According to an Associated Press investigation, the Saudis and the UAE also cut a secret deal with Al-Qaeda fighters in Yemen, letting them retreat with weapons, equipment and almost $100 million in looted cash. Many of these fighters were ­recruited directly into the Saudi coalition forces, a deal that strengthened the most dangerous branch of the extremist network that carried out the 9/11 attacks. U.S. officials estimate Al-Qaeda numbers in Yemen at 8,000 members and rising. (The Al-­Qaeda partnership bears an eerie resemblance to the Saudi and mujahedeen alliance in Afghanistan during the 1980s, which originally gave rise to Al-Qaeda.)The catastrophic war—and rumors of shady arms deals—have made even steadfast Saudi allies queasy. The European Parliament voted in 2016 for an EU-wide arms embargo against Saudi Arabia; Norway has also suspended arms sales to the Emirates.

Even Washington’s support is wavering.
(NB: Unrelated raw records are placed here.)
def code_tu_batch(org, pred, qp, coeff_type, fast, bitdepth=8):
    T = _pix(bitdepth)
    org = np.ascontiguousarray(org, dtype=T); pred = np.ascontiguousarray(pred, dtype=T)
    n, size = org.shape[0], org.shape[1]
    q = min(size, 16)
    coefq = np.zeros((n, q, q), dtype=np.int16); rec = np.zeros_like(org); cbp = np.zeros(n, dtype=np.int32)
    if bitdepth > 8:
        rc = lib().thor_hip_code_tu_batch_hbd(_vp(org), _vp(pred), size, qp, coeff_type, fast, n, bitdepth, _vp(coefq), _vp(rec), _vp(cbp))
    else:
        rc = lib().thor_hip_code_tu_batch(_vp(org), _vp(pred), size, qp, coeff_type, fast, n, _vp(coefq), _vp(rec), _vp(cbp))
    if rc:
        raise RuntimeError(f'thor_hip_code_tu_batch rc={rc}')
    return coefq, rec, cbp


def deblock_frame(yuv, width, height, qp, cells, bitdepth=8):
    yuv = np.ascontiguousarray(yuv, dtype=_pix(bitdepth)).copy()
    cells = np.ascontiguousarray(cells, dtype=np.uint8)
    assert yuv.size == width * height * 3 // 2 and cells.size == (width // 4) * (height // 4) * 16
    if bitdepth > 8:
        rc = lib().thor_hip_deblock_frame_hbd(_vp(yuv), width, height, qp, bitdepth, _vp(cells))
    else:
        rc = lib().thor_hip_deblock_frame(_vp(yuv), width, height, qp, _vp(cells))
    if rc:
        raise RuntimeError(f'thor_hip_deblock_frame rc={rc}')
    return yuv


def _kat(name, *args):
    fn = getattr(lib(), name)
    fn.restype = C.c_int
    rc = fn(*args)
    if rc:
        raise RuntimeError(f'{name} rc={rc}')


def kat_intra(plane, size, par, bitdepth=8, rblocks=None):
    T = _pix(bitdepth)
    plane = np.ascontiguousarray(plane, dtype=T); par = np.ascontiguousarray(par, dtype=np.int32)
    n = len(par)
    out = np.zeros((n, size, size), dtype=T)
    rb = np.ascontiguousarray(rblocks, dtype=T) if rblocks is not None else None
    _kat('thor_hip_kat_intra', _vp(plane), plane.shape[1], plane.shape[0], plane.shape[1], bitdepth, size, 1 if rb is not None else 0, n, _vp(par),
         _vp(rb) if rb is not None else None, _vp(out))
    return out


def kat_inter_yuv(yuv, width, height, size, par, mvs, bitdepth=8):
    T = _pix(bitdepth)
    yuv = np.ascontiguousarray(yuv, dtype=T); par = np.ascontiguousarray(par, dtype=np.int32); mvs = np.ascontiguousarray(mvs, dtype=np.int16)
    n = len(par)
    out = np.zeros((n, size * size * 3 // 2), dtype=T)
    _kat('thor_hip_kat_inter_yuv', _vp(yuv), width, height, bitdepth, size, n, _vp(par), _vp(mvs), _vp(out))
    return out


def kat_average(a, b, size, bitdepth=8):
    T = _pix(bitdepth)
    a = np.ascontiguousarray(a, dtype=T); b = np.ascontiguousarray(b, dtype=T)
    out = np.zeros_like(a)
    _kat('thor_hip_kat_average', _vp(a), _vp(b), size, bitdepth, len(a), _vp(out))
    return out


def kat_cfl(y, uv, ry, n_luma, bitdepth=8):
    T = _pix(bitdepth)
    y = np.ascontiguousarray(y, dtype=T); ry = np.ascontiguousarray(ry, dtype=T); uv = np.array(uv, dtype=T, order='C')
    _kat('thor_hip_kat_cfl', _vp(y), _vp(uv), _vp(ry), n_luma, bitdepth, len(y))
    return uv


def kat_cdef_dir(blocks, bitdepth=8):
    T = _pix(bitdepth)
    blocks = np.ascontiguousarray(blocks, dtype=T)
    n = len(blocks)
    d = np.zeros(n, dtype=np.int32); v = np.zeros(n, dtype=np.int32)
    _kat('thor_hip_kat_cdef_dir', _vp(blocks), bitdepth, n, _vp(d), _vp(v))
    return d, v
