# ashvardanian/StringWars

Measured on AMD Instinct MI355X. Metric: GCUPS (DP cell updates/s) batched Levenshtein, higher is better.
Workload: dtype u32; 1 GPU; C2 tokens64: 1000000 ASCII token pairs per GPU, lengths U[32,96], unbounded Levenshtein, tapes prepared and resident in HBM; step=one synchronous call (results visible on return), pairs_per_gpu=1000000, pairs_total=1000000, cells_per_gpu=4273938131, algorithm=auto, offsets=uint32, collective=none, seed=42

## Files before the change

### stringwars_amd/csrc/bp_item.hpp

```cpp
#pragma once
#include <type_traits>

#include "common.hpp"
#include "bp_window.hpp"

namespace swh {

struct SymWindow32 {
    const uint32_t *base;
    int lo, hi;
    __device__ __forceinline__ void init(const uint32_t *data, uint64_t start, uint64_t total) {
        auto c31 = [](int64_t v) { return (int)(v < -0x40000000ll ? -0x40000000ll : (v > 0x40000000ll ? 0x40000000ll : v)); };
        base = data + start;
        lo = c31(-(int64_t)start);
        hi = c31((int64_t)total - (int64_t)start - 1);
    }
    __device__ __forceinline__ uint32_t fetch(int idx) const { return base[bp_med3i(idx, lo, hi)]; }
    __device__ __forceinline__ void fetch4(int idx, uint32_t (&out)[4]) const {
        if (hi - lo >= 3) {
            const int c = bp_med3i(idx, lo, hi - 3);
            uint4 v;
            __builtin_memcpy(&v, base + c, 16);
            out[0] = v.x; out[1] = v.y; out[2] = v.z; out[3] = v.w;
            if (__builtin_expect(c == idx, 1)) return;
        }
#pragma unroll
        for (int q = 0; q < 4; ++q) out[q] = fetch(idx + q);
    }
};

template <typename Sym> struct BpTraits;
template <> struct BpTraits<uint8_t> {
    static constexpr int kWaves = 4, kEntries = 32, kMinWavesPerSimd = 4;
};
template <> struct BpTraits<uint32_t> {
    static constexpr int kWaves = 2, kEntries = 56, kMinWavesPerSimd = 2;
};
template <typename Sym> constexpr int bp_table_words() { return BpTraits<Sym>::kEntries * 64; }
template <typename Sym> constexpr size_t bp_lds_bytes() {
    return (size_t)BpTraits<Sym>::kWaves * (bp_table_words<Sym>() + 64) * 4 + 80 * 4;
}

struct GroupTables3 {
    uint32_t tbase, mask;
    __device__ __forceinline__ void init(uint32_t *table, int lane) {
        tbase = (uint32_t)(uintptr_t)(lds_u32 *)(table + lane);
        if (tbase & 0x700u) __builtin_trap();
        mask = 0x700u;
        asm volatile("" : "+v"(mask));
    }
    template <int G> __device__ __forceinline__ uint32_t addr(uint32_t c) const {
        uint32_t s;
        if constexpr (3 * G <= 8) s = c << (8 - 3 * G);
        else s = c >> (3 * G - 8);
        return (uint32_t)__builtin_amdgcn_bitop3_b32((int)s, (int)mask, (int)tbase, 0xEA);
    }
    __device__ __forceinline__ uint32_t lookup(uint32_t c) const { return lookup_n<7>(c); }
    __device__ __forceinline__ void insert(uint32_t c, uint32_t bit) const { insert_n<7>(c, bit); }
    template <int NG, int G> __device__ __forceinline__ uint32_t entry_n(uint32_t c) const {
        if constexpr (G + 1 == NG && NG < 7) {
            uint32_t idx = c >> (3 * G);
            idx = idx < 8u ? idx : 8u;
            return *(const lds_u32 *)(uintptr_t)(tbase + (idx << 8) + 2048u * G);
        } else {
            return *(const lds_u32 *)(uintptr_t)(addr<G>(c) + 2048u * G);
        }
    }
    template <int NG> __device__ __forceinline__ uint32_t lookup_n(uint32_t c) const {
        uint32_t e = entry_n<NG, 0>(c) & entry_n<NG, 1>(c);
        e &= entry_n<NG, 2>(c) & entry_n<NG, 3>(c);
        if constexpr (NG > 4) e &= entry_n<NG, 4>(c);
        if constexpr (NG > 5) e &= entry_n<NG, 5>(c);
        if constexpr (NG > 6) e &= entry_n<NG, 6>(c);
        return e;
    }
    template <int NG> __device__ __forceinline__ void insert_n(uint32_t c, uint32_t bit) const {
        __hip_atomic_fetch_or((lds_u32 *)(uintptr_t)addr<0>(c), bit, __ATOMIC_RELAXED, __HIP_MEMORY_SCOPE_WORKGROUP);
        __hip_atomic_fetch_or((lds_u32 *)(uintptr_t)(addr<1>(c) + 2048), bit, __ATOMIC_RELAXED, __HIP_MEMORY_SCOPE_WORKGROUP);
        __hip_atomic_fetch_or((lds_u32 *)(uintptr_t)(addr<2>(c) + 4096), bit, __ATOMIC_RELAXED, __HIP_MEMORY_SCOPE_WORKGROUP);
        __hip_atomic_fetch_or((lds_u32 *)(uintptr_t)(addr<3>(c) + 6144), bit, __ATOMIC_RELAXED, __HIP_MEMORY_SCOPE_WORKGROUP);
        if constexpr (NG > 4) __hip_atomic_fetch_or((lds_u32 *)(uintptr_t)(addr<4>(c) + 8192), bit, __ATOMIC_RELAXED, __HIP_MEMORY_SCOPE_WORKGROUP);
        if constexpr (NG > 5) __hip_atomic_fetch_or((lds_u32 *)(uintptr_t)(addr<5>(c) + 10240), bit, __ATOMIC_RELAXED, __HIP_MEMORY_SCOPE_WORKGROUP);
        if constexpr (NG > 6) __hip_atomic_fetch_or((lds_u32 *)(uintptr_t)(addr<6>(c) + 12288), bit, __ATOMIC_RELAXED, __HIP_MEMORY_SCOPE_WORKGROUP);
    }
};

template <typename Sym>
struct BpWave {
    static constexpr bool kBytes = sizeof(Sym) == 1;
    uint32_t *table;
    uint32_t *acc;
    NibbleTables nib;
    GroupTables3 grp;
    int lane;
    uint64_t a_total, b_total;
    __device__ __forceinline__ void init(uint32_t *table_, uint32_t *acc_, int lane_, uint64_t a_total_, uint64_t b_total_) {
        table = table_; acc = acc_; lane = lane_; a_total = a_total_; b_total = b_total_;
        if constexpr (kBytes) nib.init(table, lane);
        else grp.init(table, lane);
#pragma unroll
        for (int k = 0; k < BpTraits<Sym>::kEntries; ++k) table[k * 64 + lane] = 0;
    }
};

template <typename Sym, bool kWide>
__device__ __forceinline__ void bp_item(const KernelArgs &args, BpWave<Sym> &wv, const uint32_t G, const bool have, const uint64_t p,
                                        const uint64_t a0, const uint32_t la, const uint64_t b0, const uint32_t lb,
                                        uint16_t *staged = nullptr, const uint64_t staged_base = 0) {
    constexpr bool kBytes = sizeof(Sym) == 1;
    constexpr bool wide_tapes = kWide;
    const int lane = wv.lane;
    uint32_t *const table = wv.table;
    uint32_t *const acc = wv.acc;
    [[maybe_unused]] const NibbleTables &nib = wv.nib;
    [[maybe_unused]] const GroupTables3 &grp = wv.grp;
    const uint64_t a_total = wv.a_total, b_total = wv.b_total;
    const uint32_t slot = (uint32_t)lane / G, blk = (uint32_t)lane - slot * G;
    const bool a_is_pattern = bp_pattern_is_a(la, lb);
    const uint32_t m = a_is_pattern ? la : lb, n = a_is_pattern ? lb : la;
    using Window = typename std::conditional<kBytes, ByteWindow, SymWindow32>::type;
    Window pat, txt;
    pat.init((const Sym *)(a_is_pattern ? args.job.a.data : args.job.b.data), a_is_pattern ? a0 : b0,
             a_is_pattern ? a_total : b_total);
    txt.init((const Sym *)(a_is_pattern ? args.job.b.data : args.job.a.data), a_is_pattern ? b0 : a0,
             a_is_pattern ? b_total : a_total);

    const uint32_t row0 = blk * 32;
    const uint32_t brows = have ? (m > row0 ? (m - row0 < 32 ? m - row0 : 32) : 0) : 0;

    constexpr int kTextRegs = kBytes ? 4 : 16;
    uint32_t tnxt[kTextRegs];
    int tshift[kBytes ? 4 : 1];
    auto fetch_text = [&](int first) {
        if constexpr (kBytes) {
            if (wide_tapes) {
                tshift[0] = txt.fetch16_raw(first, tnxt);
            } else {
#pragma unroll
                for (int q = 0; q < 4; ++q) tnxt[q] = txt.fetch4_raw(first + q * 4, tshift[q]);
            }
        } else {
#pragma unroll
            for (int q = 0; q < 16; q += 4) {
                uint32_t four[4];
                txt.fetch4(first + q, four);
#pragma unroll
                for (int r = 0; r < 4; ++r) tnxt[q + r] = four[r];
            }
        }
    };
    fetch_text(0 - (int)blk);
    [[maybe_unused]] uint32_t groups = 7;

    if constexpr (kBytes) {
        uint32_t praw[8];
        int pshift[8];
        if (wide_tapes) {
            uint32_t half[2][4];
            const int moved0 = pat.fetch16_raw((int)row0, half[0]), moved1 = pat.fetch16_raw((int)row0 + 16, half[1]);
            pat.fix16((int)row0, moved0, half[0]);
            pat.fix16((int)row0 + 16, moved1, half[1]);
#pragma unroll
            for (int q = 0; q < 8; ++q) { praw[q] = half[q >> 2][q & 3]; pshift[q] = 24; }
        } else {
#pragma unroll
            for (int q = 0; q < 8; ++q) praw[q] = pat.fetch4_raw((int)row0 + q * 4, pshift[q]);
        }
        const uint32_t row_mask = brows >= 32 ? 0xFFFFFFFFu : ((1u << brows) - 1u);
#pragma unroll
        for (int q = 0; q < 8; ++q) {
            if (brows > (uint32_t)q * 4) {
                const uint32_t dw = ByteWindow::realign(praw[q], pshift[q]);
                nib.template insert<0>(dw, row_mask & (1u << (q * 4 + 0)));
                nib.template insert<1>(dw, row_mask & (1u << (q * 4 + 1)));
                nib.template insert<2>(dw, row_mask & (1u << (q * 4 + 2)));
                nib.template insert<3>(dw, row_mask & (1u << (q * 4 + 3)));
            }
        }
    } else {
        uint32_t psym[32];
#pragma unroll
        for (int q = 0; q < 32; q += 4) {
            uint32_t four[4];
            pat.fetch4((int)row0 + q, four);
#pragma unroll
            for (int r = 0; r < 4; ++r) psym[q + r] = four[r];
        }
        uint32_t seen = 0;
#pragma unroll
        for (int q = 0; q < 32; ++q) seen |= (uint32_t)q < brows ? psym[q] : 0u;
#pragma unroll
        for (int off = 32; off >= 1; off >>= 1) seen |= (uint32_t)__shfl_xor((int)seen, off);
        groups = seen < (1u << 12) ? 4u : (seen < (1u << 15) ? 5u : (seen < (1u << 18) ? 6u : 7u));
        auto enter = [&](auto ng_tag) {
            constexpr int NG = decltype(ng_tag)::value;
#pragma unroll
            for (int q = 0; q < 32; ++q)
                if ((uint32_t)q < brows) grp.template insert_n<NG>(psym[q], 1u << q);
        };
        if (groups == 4) enter(std::integral_constant<int, 4>{});
        else if (groups == 5) enter(std::integral_constant<int, 5>{});
        else if (groups == 6) enter(std::integral_constant<int, 6>{});
        else enter(std::integral_constant<int, 7>{});
    }
    acc[lane] = 0;
    wave_lds_fence();

    const uint32_t n_eff = wave_max_u32(have ? n + G - 1 : 0);
    const uint32_t steps = (n_eff + 15) & ~15u;

    const bool first_blk = blk == 0;
    uint32_t keep_mask = first_blk ? 0u : 0xFFFFFFFFu, first_ph = first_blk ? 0x80000000u : 0u;
    asm volatile("" : "+v"(keep_mask), "+v"(first_ph));
    uint32_t pv = 0xFFFFFFFFu, mv = 0, ph = 0, mh = 0;
    auto column = [&](uint32_t eq, uint32_t s) {
        uint32_t ph_in = (uint32_t)__builtin_amdgcn_update_dpp(0, (int)ph, 0x138, 0xf, 0xf, true);
        uint32_t mh_in = (uint32_t)__builtin_amdgcn_update_dpp(0, (int)mh, 0x138, 0xf, 0xf, true);
        ph_in = (uint32_t)__builtin_amdgcn_bitop3_b32((int)ph_in, (int)keep_mask, (int)first_ph, 0xEA);
        mh_in = mh_in & keep_mask;
        if (s - blk < n) {
            uint32_t xv = eq | mv;
            eq |= mh_in >> 31;
            uint32_t xh = (((eq & pv) + pv) ^ pv) | eq;
            ph = mv | ~(xh | pv);
            mh = pv & xh;
            uint32_t ph_s = __builtin_amdgcn_alignbit(ph, ph_in, 31);
            uint32_t mh_s = __builtin_amdgcn_alignbit(mh, mh_in, 31);
            pv = mh_s | ~(xv | ph_s);
            mv = ph_s & xv;
        }
    };
    auto columns = [&](auto ng_tag) {
    [[maybe_unused]] constexpr int NG = decltype(ng_tag)::value;
    for (uint32_t s0 = 0; s0 < steps; s0 += 16) {
        uint32_t tcur[kTextRegs];
        if constexpr (kBytes) {
            if (wide_tapes) {
#pragma unroll
                for (int q = 0; q < 4; ++q) tcur[q] = tnxt[q];
                txt.fix16((int)s0 - (int)blk, tshift[0], tcur);
            } else {
#pragma unroll
                for (int q = 0; q < 4; ++q) tcur[q] = ByteWindow::realign(tnxt[q], tshift[q]);
            }
        } else {
#pragma unroll
            for (int q = 0; q < kTextRegs; ++q) tcur[q] = tnxt[q];
        }
        fetch_text((int)s0 + 16 - (int)blk);
#pragma unroll
        for (int q = 0; q < 4; ++q) {
            const uint32_t gs = s0 + q * 4;
            if (gs >= n_eff) break;
            uint32_t eqs[4];
            if constexpr (kBytes) {
                eqs[0] = nib.template lookup<0>(tcur[q]);
                eqs[1] = nib.template lookup<1>(tcur[q]);
                eqs[2] = nib.template lookup<2>(tcur[q]);
                eqs[3] = nib.template lookup<3>(tcur[q]);
            } else {
#pragma unroll
                for (int u = 0; u < 4; ++u) eqs[u] = grp.template lookup_n<NG>(tcur[q * 4 + u]);
            }
#pragma unroll
            for (int u = 0; u < 4; ++u) column(eqs[u], gs + u);
        }
    }
    };
    if constexpr (kBytes) columns(std::integral_constant<int, 7>{});
    else if (groups == 4) columns(std::integral_constant<int, 4>{});
    else if (groups == 5) columns(std::integral_constant<int, 5>{});
    else if (groups == 6) columns(std::integral_constant<int, 6>{});
    else columns(std::integral_constant<int, 7>{});

    const uint32_t mask = brows >= 32 ? 0xFFFFFFFFu : ((1u << brows) - 1u);
    int part = __popc(pv & mask) - __popc(mv & mask);
    if (have && brows) atomicAdd(&acc[slot * G], (uint32_t)part);
    wave_lds_fence();
    if (have && first_blk) {
        uint32_t d = n + acc[lane];
        const uint32_t bounded = clamp_bound(d, args.job.bound);
        if (staged && bounded < 0xFFFFu) staged[p - staged_base] = (uint16_t)bounded;
        else store_result(args.job, p, (int64_t)bounded);
    }
    if constexpr (kBytes) {
#pragma unroll
        for (int k = 0; k < BpTraits<Sym>::kEntries; ++k) table[k * 64 + lane] = 0;
    } else {
#pragma unroll
        for (int k = 0; k < 32; ++k) table[k * 64 + lane] = 0;
        if (groups > 4) {
#pragma unroll
            for (int k = 32; k < BpTraits<Sym>::kEntries; ++k) table[k * 64 + lane] = 0;
        }
    }
    wave_lds_fence();
}

}
```

Measured before the change: 30780 GCUPS.

## Software-pipeline LDS nibble lookups one group ahead in byte Levenshtein loop

For byte-alphabet inputs, the column loop is restructured so the LDS nibble-table loads for the next four text bytes are issued before the bit-parallel column updates of the current four. Even and odd register buffers alternate, and text refill and realign happen every 16 columns. The goal is to hide LDS latency behind the dependent ALU chain of the Myers update. The cost is more live registers, which may reduce occupancy, plus more intricate index bookkeeping.

New measurement: 31150 GCUPS, median of 5. +1.2%, better.

```diff
diff --git a/stringwars_amd/csrc/bp_item.hpp b/stringwars_amd/csrc/bp_item.hpp
--- a/stringwars_amd/csrc/bp_item.hpp
+++ b/stringwars_amd/csrc/bp_item.hpp
@@ -207,7 +207,7 @@
     wave_lds_fence();
 
     const uint32_t n_eff = wave_max_u32(have ? n + G - 1 : 0);
-    const uint32_t steps = (n_eff + 15) & ~15u;
+    [[maybe_unused]] const uint32_t steps = (n_eff + 15) & ~15u;
 
     const bool first_blk = blk == 0;
     uint32_t keep_mask = first_blk ? 0u : 0xFFFFFFFFu, first_ph = first_blk ? 0x80000000u : 0u;
@@ -231,43 +231,82 @@
         }
     };
     auto columns = [&](auto ng_tag) {
-    [[maybe_unused]] constexpr int NG = decltype(ng_tag)::value;
-    for (uint32_t s0 = 0; s0 < steps; s0 += 16) {
-        uint32_t tcur[kTextRegs];
+        if constexpr (!kBytes) {
+            constexpr int NG = decltype(ng_tag)::value;
+            for (uint32_t s0 = 0; s0 < steps; s0 += 16) {
+                uint32_t tcur[kTextRegs];
+#pragma unroll
+                for (int q = 0; q < kTextRegs; ++q) tcur[q] = tnxt[q];
+                fetch_text((int)s0 + 16 - (int)blk);
+#pragma unroll
+                for (int q = 0; q < 4; ++q) {
+                    const uint32_t gs = s0 + q * 4;
+                    if (gs >= n_eff) break;
+                    uint32_t eqs[4];
+#pragma unroll
+                    for (int u = 0; u < 4; ++u) eqs[u] = grp.template lookup_n<NG>(tcur[q * 4 + u]);
+#pragma unroll
+                    for (int u = 0; u < 4; ++u) column(eqs[u], gs + u);
+                }
+            }
+        }
+    };
+    auto columns_ahead = [&]() {
         if constexpr (kBytes) {
-            if (wide_tapes) {
-#pragma unroll
-                for (int q = 0; q < 4; ++q) tcur[q] = tnxt[q];
-                txt.fix16((int)s0 - (int)blk, tshift[0], tcur);
-            } else {
-#pragma unroll
-                for (int q = 0; q < 4; ++q) tcur[q] = ByteWindow::realign(tnxt[q], tshift[q]);
-            }
-        } else {
-#pragma unroll
-            for (int q = 0; q < kTextRegs; ++q) tcur[q] = tnxt[q];
-        }
-        fetch_text((int)s0 + 16 - (int)blk);
-#pragma unroll
-        for (int q = 0; q < 4; ++q) {
-            const uint32_t gs = s0 + q * 4;
-            if (gs >= n_eff) break;
-            uint32_t eqs[4];
-            if constexpr (kBytes) {
-                eqs[0] = nib.template lookup<0>(tcur[q]);
-                eqs[1] = nib.template lookup<1>(tcur[q]);
-                eqs[2] = nib.template lookup<2>(tcur[q]);
-                eqs[3] = nib.template lookup<3>(tcur[q]);
-            } else {
-#pragma unroll
-                for (int u = 0; u < 4; ++u) eqs[u] = grp.template lookup_n<NG>(tcur[q * 4 + u]);
-            }
-#pragma unroll
-            for (int u = 0; u < 4; ++u) column(eqs[u], gs + u);
-        }
-    }
+            const uint32_t iterations = (n_eff + 7) >> 3;
+            uint32_t tq[4];
+            auto refill = [&](int first) {
+                if (wide_tapes) {
+#pragma unroll
+                    for (int q = 0; q < 4; ++q) tq[q] = tnxt[q];
+                    txt.fix16(first, tshift[0], tq);
+                } else {
+#pragma unroll
+                    for (int q = 0; q < 4; ++q) tq[q] = ByteWindow::realign(tnxt[q], tshift[q]);
+                }
+                fetch_text(first + 16);
+            };
+            auto request = [&](uint32_t x, uint32_t (&w)[8]) {
+                w[0] = *(const lds_u32 *)(uintptr_t)nib.template lo_addr<0>(x);
+                w[1] = *(const lds_u32 *)(uintptr_t)(nib.template hi_addr<0>(x) + 4096);
+                w[2] = *(const lds_u32 *)(uintptr_t)nib.template lo_addr<1>(x);
+                w[3] = *(const lds_u32 *)(uintptr_t)(nib.template hi_addr<1>(x) + 4096);
+                w[4] = *(const lds_u32 *)(uintptr_t)nib.template lo_addr<2>(x);
+                w[5] = *(const lds_u32 *)(uintptr_t)(nib.template hi_addr<2>(x) + 4096);
+                w[6] = *(const lds_u32 *)(uintptr_t)nib.template lo_addr<3>(x);
+                w[7] = *(const lds_u32 *)(uintptr_t)(nib.template hi_addr<3>(x) + 4096);
+            };
+            auto group = [&](const uint32_t (&w)[8], uint32_t s) {
+                uint32_t eq[4];
+#pragma unroll
+                for (int u = 0; u < 4; ++u) eq[u] = w[2 * u] & w[2 * u + 1];
+                asm volatile("" : "+v"(eq[0]), "+v"(eq[1]), "+v"(eq[2]), "+v"(eq[3]));
+#pragma unroll
+                for (int u = 0; u < 4; ++u) column(eq[u], s + u);
+            };
+            uint32_t even[8], odd[8];
+            refill(0 - (int)blk);
+            request(tq[0], even);
+            tq[0] = tq[1]; tq[1] = tq[2]; tq[2] = tq[3];
+            for (uint32_t it = 0; it < iterations; ++it) {
+                const uint32_t s = it * 8;
+                request(tq[0], odd);
+                group(even, s);
+                uint32_t next;
+                if (it & 1u) {
+                    refill((int)(s + 8) - (int)blk);
+                    next = tq[0];
+                    tq[0] = tq[1]; tq[1] = tq[2]; tq[2] = tq[3];
+                } else {
+                    next = tq[1];
+                    tq[0] = tq[2];
+                }
+                request(next, even);
+                group(odd, s + 4);
+            }
+        }
     };
-    if constexpr (kBytes) columns(std::integral_constant<int, 7>{});
+    if constexpr (kBytes) columns_ahead();
     else if (groups == 4) columns(std::integral_constant<int, 4>{});
     else if (groups == 5) columns(std::integral_constant<int, 5>{});
     else if (groups == 6) columns(std::integral_constant<int, 6>{});
```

In March, a bipartisan effort led by Senator Bernie Sanders managed to get 44 out of 100 U.S. senators to vote for an immediate end to U.S. backing of the Saudi war effort. They have vowed to try again.

It’s not the sort of publicity MBS is seeking, of course. Nothing disrupts a princely charm offensive like images of Yemeni children killed by a U.S. missile fired by a Saudi coalition war plane.